I am kind of hoping that they will eventually get the hint and stop coming in, last thing I want is for one to get hurt.


----------



## feorag

My suggestion was that you walk him around the block last thing at night instead of letting him out in the garden?


----------



## Zerox Z21

Based on your layout, perhaps you can restrain him within the portion of the garden nearest the house via temporary fencing (like a stretched out puppy cage) or something?


----------



## Slackey

Zerox Z21 said:


> Based on your layout, perhaps you can restrain him within the portion of the garden nearest the house via temporary fencing (like a stretched out puppy cage) or something?

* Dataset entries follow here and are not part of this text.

constexpr uint32_t REFILL_ALIGN = 64;
static __global__ void k_plan_first(uint32_t* out_count, uint32_t* plan, uint32_t fill) {
  plan[0] = 0; plan[1] = 0; plan[2] = fill; plan[3] = 0;
  *out_count = fill;
}
static __global__ void k_refill_plan(const ShadeParams sp, uint32_t* out_count, uint32_t* plan) {
  const uint32_t nc = *out_count, h = *sp.head;
  const uint32_t base = min((nc + (REFILL_ALIGN - 1)) / REFILL_ALIGN * REFILL_ALIGN, sp.slots);
  const uint32_t room = sp.slots - base;
  const uint32_t m = h < sp.total_units ? min(room, sp.total_units - h) : 0u;
  plan[0] = m ? base : nc; plan[1] = h; plan[2] = m; plan[3] = nc;
  *out_count = m ? base + m : nc;
  *sp.head = h + m;
// ... 133 lines not shown
  if (ap.sampler == IZPI_SAMPLER_COLOUR) {
    r0 = c0 / (double)ap.spp; r1 = c1 / (double)ap.spp; r2 = c2 / (double)ap.spp;
  } else {
    const double inv = 1.0 / (double)ap.spp;
    r0 = c0 * inv; r1 = c1 * inv; r2 = c2 * inv;
  }
  const uint32_t tile_px = ap.tile_w * ap.tile_h;
  if (ap.out_layout == IZPI_OUT_PACKED) {
    double* o = ap.out + (size_t)p * 4;
    o[0] = r0; o[1] = r1; o[2] = r2; o[3] = 1.0;
    return;
  }
  const uint32_t tile = p / tile_px, in_tile = p % tile_px;
  const uint32_t x = ap.tiles[4 * tile] + in_tile % ap.tile_w;
  const uint32_t y = ap.tiles[4 * tile + 1] + in_tile / ap.tile_w;
  const uint32_t row = ap.height - y;
  if (row < ap.height) {
    double* o = ap.out + ((size_t)row * ap.width + x) * 4;
    o[0] = r0; o[1] = r1; o[2] = r2; o[3] = 1.0;
  }
}


template <int SAMPLER, int MATSET, bool FWD>
int run_chunks(izpi_ctx* ctx, const izpi_render_req* req, const DevScene& sc, const Tracer& tr, ShadeParams& sp,
               WaveParams& wp, AccumParams& ap, uint32_t num_pixels, uint32_t chunk, uint32_t pool_blocks,
               float* trace_ms, float* shade_ms, float* tail_ms, uint32_t* launches) {
  hipStream_t st = ctx->stream;
  const izpi_render_tuning& tu = tuning_of(req);
  int shade_res = 0;
  const size_t dyn = sc.lds_bytes;
  int rc = resident_blocks(ctx, k_shade<SAMPLER, MATSET, FWD>, &shade_res, (int)SHADE_THREADS, dyn);
  if (rc) return rc;
  const bool tail_deep = ctx->stack_needed > 32;
  int tail_res = 0;
  if ((rc = tail_deep ? resident_blocks(ctx, k_tail<SAMPLER, MATSET, 64, FWD>, &tail_res, 256, dyn)
                      : resident_blocks(ctx, k_tail<SAMPLER, MATSET, 32, FWD>, &tail_res, 256, dyn))) return rc;
  if ((uint32_t)std::max({tr.blocks * 4, shade_res * (int)SHADE_WAVES, tail_res * 4}) > ctx->num_cus * CPART_BLOCKS_PER_CU * 4 ||
      (uint32_t)shade_res > ctx->num_cus * CPART_BLOCKS_PER_CU) {
    ctx->err = "grid larger than the counter rows or the unwinding queues";
    return IZPI_ERR_INVALID;
  }
  if (tail_deep && (size_t)tail_res * 256 * (64 - TAIL_LDS_STACK) * sizeof(int32_t) > ctx->spill_cap) {
    ctx->err = "k_tail's stack spill does not fit k_trace2's spill area";
    return IZPI_ERR_INVALID;
  }
  int refill_res = 0;
  if constexpr (FWD)
    if ((rc = resident_blocks(ctx, k_refill<SAMPLER>, &refill_res, 256, 0))) return rc;
  uint64_t tail_max = (uint64_t)tail_res * 256;
  if (tu.tail_paths) tail_max = tu.tail_paths;
  if (tu.flags & IZPI_TUNE_NO_TAIL) tail_max = 0;
  if (sp.rec_pool) tail_max = std::min<uint64_t>(tail_max, pool_blocks);
  const WaveBuf q[2] = {wp.in, wp.out};
  uint32_t* qn[2] = {misc(ctx, 3), misc(ctx, 4)};
  if (sp.rec_pool)
    hipLaunchKernelGGL(k_pool_init, dim3((pool_blocks + 255) / 256), dim3(256), 0, st, sp.pool_ring, pool_blocks,
                       pool_blocks / POOL_SHARDS, sp.pool_ctr);
  HIP_TRY(hipGetLastError());
  for (uint32_t s0 = 0; s0 < req->spp; s0 += chunk) {
    const uint32_t cs = std::min(chunk, req->spp - s0);
    sp.chunk_spp = cs; sp.s0 = s0; sp.total_units = num_pixels * cs;
    const uint32_t fill = std::min<uint32_t>(sp.slots, sp.total_units);
    HIP_TRY(hipMemsetD32Async(misc(ctx, 0), (int)fill, 1, st));
    HIP_TRY(hipMemsetAsync(misc(ctx, 2), 0, 3 * MISC_STRIDE * sizeof(uint32_t), st));
    HIP_TRY(hipMemsetAsync(misc(ctx, 6), 0, 2 * MISC_STRIDE * sizeof(uint32_t), st));
    wp.out = q[0]; wp.out_count = qn[0];
    if constexpr (FWD) {
      hipLaunchKernelGGL(k_plan_first, dim3(1), dim3(1), 0, st, wp.out_count, misc(ctx, 5), fill);
      hipLaunchKernelGGL(k_refill<SAMPLER>, dim3(refill_res), dim3(256), 0, st, sc, sp, wp, (const uint32_t*)misc(ctx, 5));
    } else {
      hipLaunchKernelGGL((k_start<SAMPLER, FWD>), dim3((fill + 255) / 256), dim3(256), 0, st, sc, sp, wp);
    }
    HIP_TRY(hipGetLastError());
    HIP_TRY(hipMemcpyAsync(ctx->h_count, qn[0], sizeof(uint32_t), hipMemcpyDeviceToHost, st));
    HIP_TRY(hipStreamSynchronize(st));
    if (tu.flags & IZPI_TUNE_PASS_LOG) fprintf(stderr, "IZPI_T start_synced %.3f\n", diag_clock_ms());
    uint32_t n = ctx->h_count[0];
    int cur = 0;
    const bool pass_log = (tu.flags & IZPI_TUNE_PASS_LOG) != 0;
    int B = pass_log ? 1 : IZPI_PASS_BATCH;
    while (n > 0) {
      for (int b = 0; b < B; b++) {
        wp.in = q[cur]; wp.in_count = qn[cur];
        wp.out = q[1 - cur]; wp.out_count = qn[1 - cur];
        wp.in_park = misc(ctx, 6 + cur); wp.out_park = misc(ctx, 6 + (1 - cur));
        wp.cam = FWD ? misc(ctx, 5) : nullptr;
        HIP_TRY(hipEventRecord(ctx->evb[3 * b], st));
        launch_trace(ctx, sc, tr, wp, st, ctx->d_spill);
        HIP_TRY(hipGetLastError());
        HIP_TRY(hipEventRecord(ctx->evb[3 * b + 1], st));
        hipLaunchKernelGGL((k_shade<SAMPLER, MATSET, FWD>), dim3(shade_res), dim3(SHADE_THREADS), dyn, st, sc, sp, wp);
        HIP_TRY(hipGetLastError());
        if constexpr (FWD) {
          hipLaunchKernelGGL(k_refill_plan, dim3(1), dim3(1), 0, st, sp, wp.out_count, misc(ctx, 5));
          hipLaunchKernelGGL(k_refill<SAMPLER>, dim3(refill_res), dim3(256), 0, st, sc, sp, wp, (const uint32_t*)misc(ctx, 5));
          HIP_TRY(hipGetLastError());
        }
        HIP_TRY(hipEventRecord(ctx->evb[3 * b + 2], st));
        cur = 1 - cur;
      }
      HIP_TRY(hipMemcpyAsync(ctx->h_count, ctx->d_misc, 8 * MISC_STRIDE * sizeof(uint32_t), hipMemcpyDeviceToHost, st));
      HIP_TRY(hipStreamSynchronize(st));
      for (int b = 0; b < B; b++) {
        float t_ms = 0, s_ms = 0;
        HIP_TRY(hipEventElapsedTime(&t_ms, ctx->evb[3 * b], ctx->evb[3 * b + 1]));
        HIP_TRY(hipEventElapsedTime(&s_ms, ctx->evb[3 * b + 1], ctx->evb[3 * b + 2]));
        *trace_ms += t_ms;
        *shade_ms += s_ms;
        if (pass_log) fprintf(stderr, "IZPI_PASS %u trace %.3f shade %.3f\n", *launches, t_ms, s_ms);
        (*launches)++;
      }
      const uint32_t head = ctx->h_count[0];
      n = ctx->h_count[(3 + cur) * MISC_STRIDE];
      {
        const uint64_t started = std::min<uint64_t>(head, sp.total_units);
        ctx->prog_done.store((uint64_t)s0 * num_pixels + (started > n ? started - n : 0), std::memory_order_relaxed);
      }
      if (pass_log) fprintf(stderr, "IZPI_BATCH queue %u head %u\n", n, head);
      if (head >= sp.total_units) B = 1;
      if (n > 0 && n <= tail_max && head >= sp.total_units) {
        wp.in = q[cur]; wp.in_count = qn[cur];
        HIP_TRY(hipEventRecord(ctx->ev2, st));
        if (sp.rec_pool) hipLaunchKernelGGL(k_pool_publish, dim3(1), dim3(256), 0, st, sp.pool_ctr);
        if (tail_deep) hipLaunchKernelGGL((k_tail<SAMPLER, MATSET, 64, FWD>), dim3(tail_res), dim3(256), dyn, st, sc, sp, wp, ctx->d_spill);
// ... 11 lines not shown
    ap.raw_spectral = FWD && SAMPLER == IZPI_SAMPLER_SPECTRAL ? 1u : 0u;
    ap.last = (s0 + cs >= req->spp) ? 1u : 0u;
    ctx->prog_done.store((uint64_t)(s0 + cs) * num_pixels, std::memory_order_relaxed);
    hipLaunchKernelGGL(k_accumulate, dim3((num_pixels + 255) / 256), dim3(256), 0, st, ap);
    HIP_TRY(hipGetLastError());
  }
  return IZPI_OK;
}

I am looking at sectioning a small part of the garden off for him (about 20ft x 80ft) I plan on using palisade fencing and if need be I will put a mesh along the bottom to stop the hogs getting in that part. Ii just need to lay a slabbed area of about 12' x 12' for his kennel and then make the fencing and we are off:lol2:

There has not been any for a few days now anyway, either he has lost interest or it is starting to get to cold for them.


----------



## feorag

Yes pretty soon they'll begin hibernating and your dog can have free run of the garden, but I'm pleased that you're going to fence off an area for him (lucky you have a garden that size) because often when they come out of hibernation they can be a bit disoriented and are easy game and then there's the resulting babies in late spring. :whistling2:


----------



## Slackey

feorag said:


> Yes pretty soon they'll begin hibernating and your dog can have free run of the garden, but I'm pleased that you're going to fence off an area for him (lucky you have a garden that size) because often when they come out of hibernation they can be a bit disoriented and are easy game and then there's the resulting babies in late spring. :whistling2:


It will not be sorted overnight, but it will be done before they come out of hibernation.

We are very fortunate that we have a big enough garden that we can section a good sized plot for the dog and it still leaves us a significant space.:whistling2:


----------



## NickBenger

Why don't you just keep the dog on a short, clip on lead and walk him around the garden for him to go to the toilet. Then you can avoid any hedgehogs.


----------